Once you have checked each line below, report only the number of lines that contain the word "vector".

[Opening Provided entries section]

struct device_replica {
    int device = -1;
    uint64_t bytes = 0;
    uint64_t bytes_still_to_come = 0;
    dict_view view{};
    skew_part_dev* d_skew = nullptr;
    uint64_t directory_overflowed = 0;
    uint64_t directory_entries = 0;
    uint64_t sk_keys = 0, sk_heavy_keys = 0, sk_heavy_kmers = 0, sk_unplaced = 0, sk_slots_used = 0, sk_bytes = 0;
    uint32_t sk_absent_reason = 1;
    uint64_t sk_histogram[20] = {0};
    std::vector<void*> allocations;
    hipMemPool_t scratch_pool = nullptr;
    void create_scratch_pool() {
        hipMemPoolProps props{};
        props.allocType = hipMemAllocationTypePinned;
        props.handleTypes = hipMemHandleTypeNone;
        props.location.type = hipMemLocationTypeDevice;
        props.location.id = device;
        if (hipMemPoolCreate(&scratch_pool, &props) != hipSuccess) {
            scratch_pool = nullptr;
            (void)hipGetLastError();
            if (std::getenv("SSHASH_AMD_VERBOSE"))
                fprintf(stderr, "[sshash_amd] device %d: no private memory pool (hipMemPoolCreate failed): stream-ordered scratch comes out of the default pool\n", device);
            return;
        }
        uint64_t keep = ~uint64_t(0);
        (void)hipMemPoolSetAttribute(scratch_pool, hipMemPoolAttrReleaseThreshold, &keep);
    }
    void* stream_alloc(size_t bytes, hipStream_t s) const {
        void* p = nullptr;
        if (scratch_pool) HIP_CHECK(hipMallocFromPoolAsync(&p, bytes ? bytes : 8, scratch_pool, s));
        else HIP_CHECK(hipMallocAsync(&p, bytes ? bytes : 8, s));
        return p;
    }

    mutable std::mutex launch_mutex;
    struct stream_scratch : stream_block {
        hipStream_t aux = nullptr;
        hipEvent_t first_done[2] = {nullptr, nullptr};
        hipEvent_t tail_done[2] = {nullptr, nullptr};
        void free_block() {
            if (aux) HIP_CHECK(hipStreamSynchronize(aux));
            stream_block::free_block();
        }
        void release() {
            if (aux) (void)hipStreamSynchronize(aux);
            for (int i = 0; i < 2; ++i) {
                if (first_done[i]) (void)hipEventDestroy(first_done[i]);
                if (tail_done[i]) (void)hipEventDestroy(tail_done[i]);
                first_done[i] = tail_done[i] = nullptr;
            }
            if (aux) (void)hipStreamDestroy(aux);
            aux = nullptr;
            stream_block::release();
        }
    };
    mutable stream_cache<stream_scratch, 16, ~size_t(0)> queue_scratch;
    mutable stream_cache<stream_block, 64, size_t(8) << 30> read_scratch;
    stream_scratch& scratch_for(void* stream, size_t bytes, bool with_aux_stream) const {
        stream_scratch& slot = queue_scratch.get(stream, bytes, 4);
        if (with_aux_stream && !slot.aux) {
            HIP_CHECK(hipStreamCreateWithFlags(&slot.aux, hipStreamNonBlocking));
            for (int i = 0; i < 2; ++i) {
                HIP_CHECK(hipEventCreateWithFlags(&slot.first_done[i], hipEventDisableTiming));
                HIP_CHECK(hipEventCreateWithFlags(&slot.tail_done[i], hipEventDisableTiming));
            }
        }
        return slot;
    }
    void* read_scratch_for(void* stream, size_t bytes) const { return read_scratch.get(stream, bytes, 8).block; }

    void release_stream_scratch(void* stream) const {
        queue_scratch.release(stream);
        read_scratch.release(stream);
    }

    mutable std::mutex lanes_mutex;
    mutable std::vector<host_lane*> idle_lanes;
    host_lane* acquire_lane(size_t bytes) const;
    void release_lane(host_lane* lane) const;

    template <typename T>
    T* put(std::vector<T> const& v) {
        T* d = nullptr;
        const size_t n = (v.empty() ? 1 : v.size()) * sizeof(T);
        HIP_CHECK(hipMalloc(&d, n));
        allocations.push_back(d);
        if (!v.empty()) HIP_CHECK(hipMemcpy(d, v.data(), v.size() * sizeof(T), hipMemcpyHostToDevice));
        bytes += n;
        return d;
    }
    mphf_view put_mphf(mphf_host const& f) {
        mphf_view v = f.view();
        v.parts = put(f.parts);
        v.pilots = put(f.pilots);
        v.free_slots = put(f.free_slots);
        return v;
    }
    device_replica() = default;
    device_replica(device_replica const&) = delete;
    device_replica& operator=(device_replica const&) = delete;
    ~device_replica() {
        if (device < 0) return;
        int prev = 0;
        if (hipGetDevice(&prev) != hipSuccess) return;
        (void)hipSetDevice(device);
        for (void* p : allocations) (void)hipFree(p);
        if (scratch_pool) {
            (void)hipDeviceSynchronize();
            (void)hipMemPoolDestroy(scratch_pool);
        }
        queue_scratch.clear();
        read_scratch.clear();
        for (host_lane* lane : idle_lanes) {
            if (lane->pinned) (void)hipHostFree(lane->pinned);
            if (lane->device) (void)hipFree(lane->device);
            if (lane->stream) (void)hipStreamDestroy(lane->stream);
            delete lane;
        }
        (void)hipSetDevice(prev);
    }
};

[Closing Provided entries section]

**Answer box:** 3